:: EXERCISE INSTRUCTIONS ::
How do the records below read from their first line through the line containing "template <int I0, int"? Write those lines out exactly.

DATA LISTING START

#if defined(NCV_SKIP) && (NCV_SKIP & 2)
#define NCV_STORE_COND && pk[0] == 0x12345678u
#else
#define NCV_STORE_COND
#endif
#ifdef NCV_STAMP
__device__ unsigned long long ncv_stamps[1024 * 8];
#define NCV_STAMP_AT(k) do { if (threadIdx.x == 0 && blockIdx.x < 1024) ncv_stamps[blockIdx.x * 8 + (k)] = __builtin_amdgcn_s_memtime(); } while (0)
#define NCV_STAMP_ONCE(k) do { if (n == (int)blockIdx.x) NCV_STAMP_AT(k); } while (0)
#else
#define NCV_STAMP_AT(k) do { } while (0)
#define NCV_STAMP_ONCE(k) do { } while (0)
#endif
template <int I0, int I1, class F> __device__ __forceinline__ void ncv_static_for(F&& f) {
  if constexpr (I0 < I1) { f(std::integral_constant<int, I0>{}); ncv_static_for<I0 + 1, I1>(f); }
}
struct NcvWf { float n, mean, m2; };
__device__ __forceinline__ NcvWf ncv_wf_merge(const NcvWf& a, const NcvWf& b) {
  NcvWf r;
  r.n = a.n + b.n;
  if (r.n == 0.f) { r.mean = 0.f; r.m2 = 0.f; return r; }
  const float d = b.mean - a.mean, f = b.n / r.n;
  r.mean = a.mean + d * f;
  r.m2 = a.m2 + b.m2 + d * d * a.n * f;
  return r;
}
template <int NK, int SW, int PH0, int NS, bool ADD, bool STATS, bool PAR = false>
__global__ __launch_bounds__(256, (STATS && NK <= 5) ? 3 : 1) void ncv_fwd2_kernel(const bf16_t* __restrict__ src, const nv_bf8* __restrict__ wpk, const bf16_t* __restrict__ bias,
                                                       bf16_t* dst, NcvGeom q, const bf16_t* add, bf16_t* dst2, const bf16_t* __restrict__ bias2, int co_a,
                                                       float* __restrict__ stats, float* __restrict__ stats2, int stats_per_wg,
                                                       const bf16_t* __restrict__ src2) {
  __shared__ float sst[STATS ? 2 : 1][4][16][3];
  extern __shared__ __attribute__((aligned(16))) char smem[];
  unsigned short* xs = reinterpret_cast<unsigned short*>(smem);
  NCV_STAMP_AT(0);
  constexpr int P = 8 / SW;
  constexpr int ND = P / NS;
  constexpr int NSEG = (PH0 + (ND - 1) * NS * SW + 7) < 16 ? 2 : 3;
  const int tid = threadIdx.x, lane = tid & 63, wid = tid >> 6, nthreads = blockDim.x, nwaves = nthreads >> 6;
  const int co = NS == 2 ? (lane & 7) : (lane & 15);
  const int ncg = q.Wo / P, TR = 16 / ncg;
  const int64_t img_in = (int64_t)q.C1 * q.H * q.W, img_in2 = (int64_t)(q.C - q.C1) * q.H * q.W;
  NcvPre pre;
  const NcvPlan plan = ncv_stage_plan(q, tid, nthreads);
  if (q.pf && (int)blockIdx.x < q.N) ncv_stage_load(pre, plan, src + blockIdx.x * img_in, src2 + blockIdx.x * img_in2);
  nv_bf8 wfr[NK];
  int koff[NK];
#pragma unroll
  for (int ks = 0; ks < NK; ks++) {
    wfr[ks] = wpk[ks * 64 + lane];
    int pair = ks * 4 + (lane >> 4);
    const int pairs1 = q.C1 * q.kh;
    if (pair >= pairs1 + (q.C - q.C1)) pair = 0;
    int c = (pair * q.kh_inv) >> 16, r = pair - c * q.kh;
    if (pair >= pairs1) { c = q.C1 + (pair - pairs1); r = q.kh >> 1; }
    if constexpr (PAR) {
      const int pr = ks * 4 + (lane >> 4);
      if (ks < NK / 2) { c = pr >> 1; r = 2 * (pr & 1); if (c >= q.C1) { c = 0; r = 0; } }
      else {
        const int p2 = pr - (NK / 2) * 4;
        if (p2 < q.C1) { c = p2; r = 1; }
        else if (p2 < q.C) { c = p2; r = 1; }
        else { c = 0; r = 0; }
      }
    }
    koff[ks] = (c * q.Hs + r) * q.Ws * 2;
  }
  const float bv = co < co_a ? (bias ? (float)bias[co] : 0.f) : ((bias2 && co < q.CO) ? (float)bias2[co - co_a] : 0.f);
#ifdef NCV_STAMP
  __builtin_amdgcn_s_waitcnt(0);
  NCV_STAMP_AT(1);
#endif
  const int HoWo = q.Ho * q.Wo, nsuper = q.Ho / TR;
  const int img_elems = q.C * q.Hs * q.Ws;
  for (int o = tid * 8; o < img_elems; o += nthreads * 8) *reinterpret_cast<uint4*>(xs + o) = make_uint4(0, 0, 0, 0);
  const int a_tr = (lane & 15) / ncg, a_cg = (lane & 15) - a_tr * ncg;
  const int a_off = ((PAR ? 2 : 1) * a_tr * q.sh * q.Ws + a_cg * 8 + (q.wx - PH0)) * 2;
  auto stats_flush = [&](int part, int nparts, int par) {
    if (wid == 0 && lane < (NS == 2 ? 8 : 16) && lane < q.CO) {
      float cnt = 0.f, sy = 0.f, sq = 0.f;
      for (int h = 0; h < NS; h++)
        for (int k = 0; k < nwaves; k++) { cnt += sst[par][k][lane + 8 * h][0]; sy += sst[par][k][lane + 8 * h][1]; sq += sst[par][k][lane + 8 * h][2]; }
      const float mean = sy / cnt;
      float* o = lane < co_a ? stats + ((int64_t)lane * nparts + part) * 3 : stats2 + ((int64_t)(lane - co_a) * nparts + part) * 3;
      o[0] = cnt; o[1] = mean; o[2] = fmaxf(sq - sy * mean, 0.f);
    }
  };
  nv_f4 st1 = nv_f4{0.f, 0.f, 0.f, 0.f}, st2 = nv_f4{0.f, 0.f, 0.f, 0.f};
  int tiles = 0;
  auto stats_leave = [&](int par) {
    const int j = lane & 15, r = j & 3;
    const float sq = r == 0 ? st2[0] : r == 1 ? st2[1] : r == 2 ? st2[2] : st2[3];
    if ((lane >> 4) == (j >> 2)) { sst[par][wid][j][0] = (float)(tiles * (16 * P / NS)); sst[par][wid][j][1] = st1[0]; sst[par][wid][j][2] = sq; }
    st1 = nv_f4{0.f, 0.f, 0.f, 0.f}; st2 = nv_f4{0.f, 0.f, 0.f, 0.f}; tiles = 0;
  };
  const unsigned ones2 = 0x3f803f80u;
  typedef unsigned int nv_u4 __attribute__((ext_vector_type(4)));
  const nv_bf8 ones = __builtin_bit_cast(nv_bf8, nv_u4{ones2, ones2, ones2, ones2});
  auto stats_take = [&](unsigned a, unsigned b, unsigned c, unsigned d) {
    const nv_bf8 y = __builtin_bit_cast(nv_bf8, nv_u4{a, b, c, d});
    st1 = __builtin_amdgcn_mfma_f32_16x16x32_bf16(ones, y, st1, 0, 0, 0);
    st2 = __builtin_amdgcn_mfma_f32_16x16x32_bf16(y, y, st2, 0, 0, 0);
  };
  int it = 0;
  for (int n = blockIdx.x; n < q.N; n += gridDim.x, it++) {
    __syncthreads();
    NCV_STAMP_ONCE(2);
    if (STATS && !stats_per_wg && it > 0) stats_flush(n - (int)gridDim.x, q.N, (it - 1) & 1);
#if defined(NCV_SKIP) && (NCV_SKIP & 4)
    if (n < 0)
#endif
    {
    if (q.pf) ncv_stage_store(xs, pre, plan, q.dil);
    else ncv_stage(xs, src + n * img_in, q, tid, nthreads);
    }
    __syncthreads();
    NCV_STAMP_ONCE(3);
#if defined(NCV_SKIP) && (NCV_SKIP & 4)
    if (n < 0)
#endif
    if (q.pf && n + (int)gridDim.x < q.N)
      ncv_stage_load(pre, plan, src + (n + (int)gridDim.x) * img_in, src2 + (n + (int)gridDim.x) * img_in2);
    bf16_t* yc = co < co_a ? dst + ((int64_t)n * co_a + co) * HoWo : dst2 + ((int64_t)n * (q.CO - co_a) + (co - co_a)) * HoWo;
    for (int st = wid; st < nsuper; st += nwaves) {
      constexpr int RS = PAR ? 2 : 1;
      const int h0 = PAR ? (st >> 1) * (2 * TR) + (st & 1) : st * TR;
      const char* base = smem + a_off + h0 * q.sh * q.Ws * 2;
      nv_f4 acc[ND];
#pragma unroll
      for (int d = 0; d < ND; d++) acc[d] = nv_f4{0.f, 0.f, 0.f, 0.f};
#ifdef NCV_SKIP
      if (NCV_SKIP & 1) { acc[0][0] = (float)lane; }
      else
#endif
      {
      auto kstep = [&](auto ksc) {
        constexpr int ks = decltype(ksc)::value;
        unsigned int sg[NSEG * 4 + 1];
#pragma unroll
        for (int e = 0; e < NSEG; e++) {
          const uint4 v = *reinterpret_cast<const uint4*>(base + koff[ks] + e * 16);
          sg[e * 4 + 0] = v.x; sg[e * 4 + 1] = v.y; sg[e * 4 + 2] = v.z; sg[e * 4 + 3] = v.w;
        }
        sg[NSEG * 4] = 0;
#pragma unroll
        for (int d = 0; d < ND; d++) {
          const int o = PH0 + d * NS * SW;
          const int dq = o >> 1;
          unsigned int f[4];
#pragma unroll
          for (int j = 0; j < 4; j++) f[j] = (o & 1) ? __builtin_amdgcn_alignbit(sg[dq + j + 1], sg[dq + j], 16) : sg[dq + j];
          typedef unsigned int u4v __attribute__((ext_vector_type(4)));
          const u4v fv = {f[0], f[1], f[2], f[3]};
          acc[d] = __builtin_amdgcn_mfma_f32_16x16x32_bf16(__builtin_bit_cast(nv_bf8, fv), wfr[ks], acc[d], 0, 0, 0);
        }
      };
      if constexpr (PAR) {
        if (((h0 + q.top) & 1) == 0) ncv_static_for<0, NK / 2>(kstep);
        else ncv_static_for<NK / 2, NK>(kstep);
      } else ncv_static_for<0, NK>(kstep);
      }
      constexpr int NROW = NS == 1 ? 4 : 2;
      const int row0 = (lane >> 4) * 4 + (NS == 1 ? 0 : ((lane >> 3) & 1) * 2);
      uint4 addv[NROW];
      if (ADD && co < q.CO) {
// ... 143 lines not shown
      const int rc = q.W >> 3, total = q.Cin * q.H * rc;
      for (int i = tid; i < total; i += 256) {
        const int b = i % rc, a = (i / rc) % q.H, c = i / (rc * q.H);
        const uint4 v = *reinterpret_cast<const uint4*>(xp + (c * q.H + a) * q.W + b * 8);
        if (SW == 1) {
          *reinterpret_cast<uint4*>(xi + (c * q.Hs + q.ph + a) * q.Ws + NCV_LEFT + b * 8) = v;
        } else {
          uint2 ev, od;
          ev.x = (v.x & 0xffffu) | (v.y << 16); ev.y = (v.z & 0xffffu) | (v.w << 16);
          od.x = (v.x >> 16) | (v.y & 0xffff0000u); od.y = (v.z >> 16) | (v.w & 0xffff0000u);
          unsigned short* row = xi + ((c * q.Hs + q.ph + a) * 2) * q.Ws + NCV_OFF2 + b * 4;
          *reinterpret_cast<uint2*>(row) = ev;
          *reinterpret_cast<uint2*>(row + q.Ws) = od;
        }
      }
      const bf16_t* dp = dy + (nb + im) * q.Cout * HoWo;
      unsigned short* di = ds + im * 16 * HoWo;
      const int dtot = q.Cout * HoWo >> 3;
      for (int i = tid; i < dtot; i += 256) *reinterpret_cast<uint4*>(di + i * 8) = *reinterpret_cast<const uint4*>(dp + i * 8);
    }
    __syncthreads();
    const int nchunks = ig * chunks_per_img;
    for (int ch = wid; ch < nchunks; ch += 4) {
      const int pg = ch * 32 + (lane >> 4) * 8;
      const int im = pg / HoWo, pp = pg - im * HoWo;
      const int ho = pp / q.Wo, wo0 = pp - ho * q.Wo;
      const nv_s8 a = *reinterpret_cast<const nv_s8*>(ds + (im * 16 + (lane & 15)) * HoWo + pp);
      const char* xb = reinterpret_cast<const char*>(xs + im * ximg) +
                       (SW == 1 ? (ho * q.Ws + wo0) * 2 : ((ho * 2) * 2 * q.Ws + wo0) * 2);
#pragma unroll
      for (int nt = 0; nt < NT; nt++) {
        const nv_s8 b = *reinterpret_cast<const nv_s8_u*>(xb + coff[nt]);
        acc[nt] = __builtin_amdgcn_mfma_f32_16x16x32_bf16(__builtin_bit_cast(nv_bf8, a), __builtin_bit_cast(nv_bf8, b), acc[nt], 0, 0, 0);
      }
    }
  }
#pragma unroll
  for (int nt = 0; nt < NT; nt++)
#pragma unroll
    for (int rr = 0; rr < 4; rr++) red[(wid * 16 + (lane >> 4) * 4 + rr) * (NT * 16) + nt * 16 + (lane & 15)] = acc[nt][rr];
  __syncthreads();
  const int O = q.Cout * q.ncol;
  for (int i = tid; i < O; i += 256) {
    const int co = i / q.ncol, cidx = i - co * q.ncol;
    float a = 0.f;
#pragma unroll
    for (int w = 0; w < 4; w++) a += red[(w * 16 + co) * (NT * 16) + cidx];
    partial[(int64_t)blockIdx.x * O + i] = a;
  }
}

DATA LISTING END

:: OUTPUT OF THE EXERCISE ::
#if defined(NCV_SKIP) && (NCV_SKIP & 2)
#define NCV_STORE_COND && pk[0] == 0x12345678u
#else
#define NCV_STORE_COND
#endif
#ifdef NCV_STAMP
__device__ unsigned long long ncv_stamps[1024 * 8];
#define NCV_STAMP_AT(k) do { if (threadIdx.x == 0 && blockIdx.x < 1024) ncv_stamps[blockIdx.x * 8 + (k)] = __builtin_amdgcn_s_memtime(); } while (0)
#define NCV_STAMP_ONCE(k) do { if (n == (int)blockIdx.x) NCV_STAMP_AT(k); } while (0)
#else
#define NCV_STAMP_AT(k) do { } while (0)
#define NCV_STAMP_ONCE(k) do { } while (0)
#endif
template <int I0, int I1, class F> __device__ __forceinline__ void ncv_static_for(F&& f) {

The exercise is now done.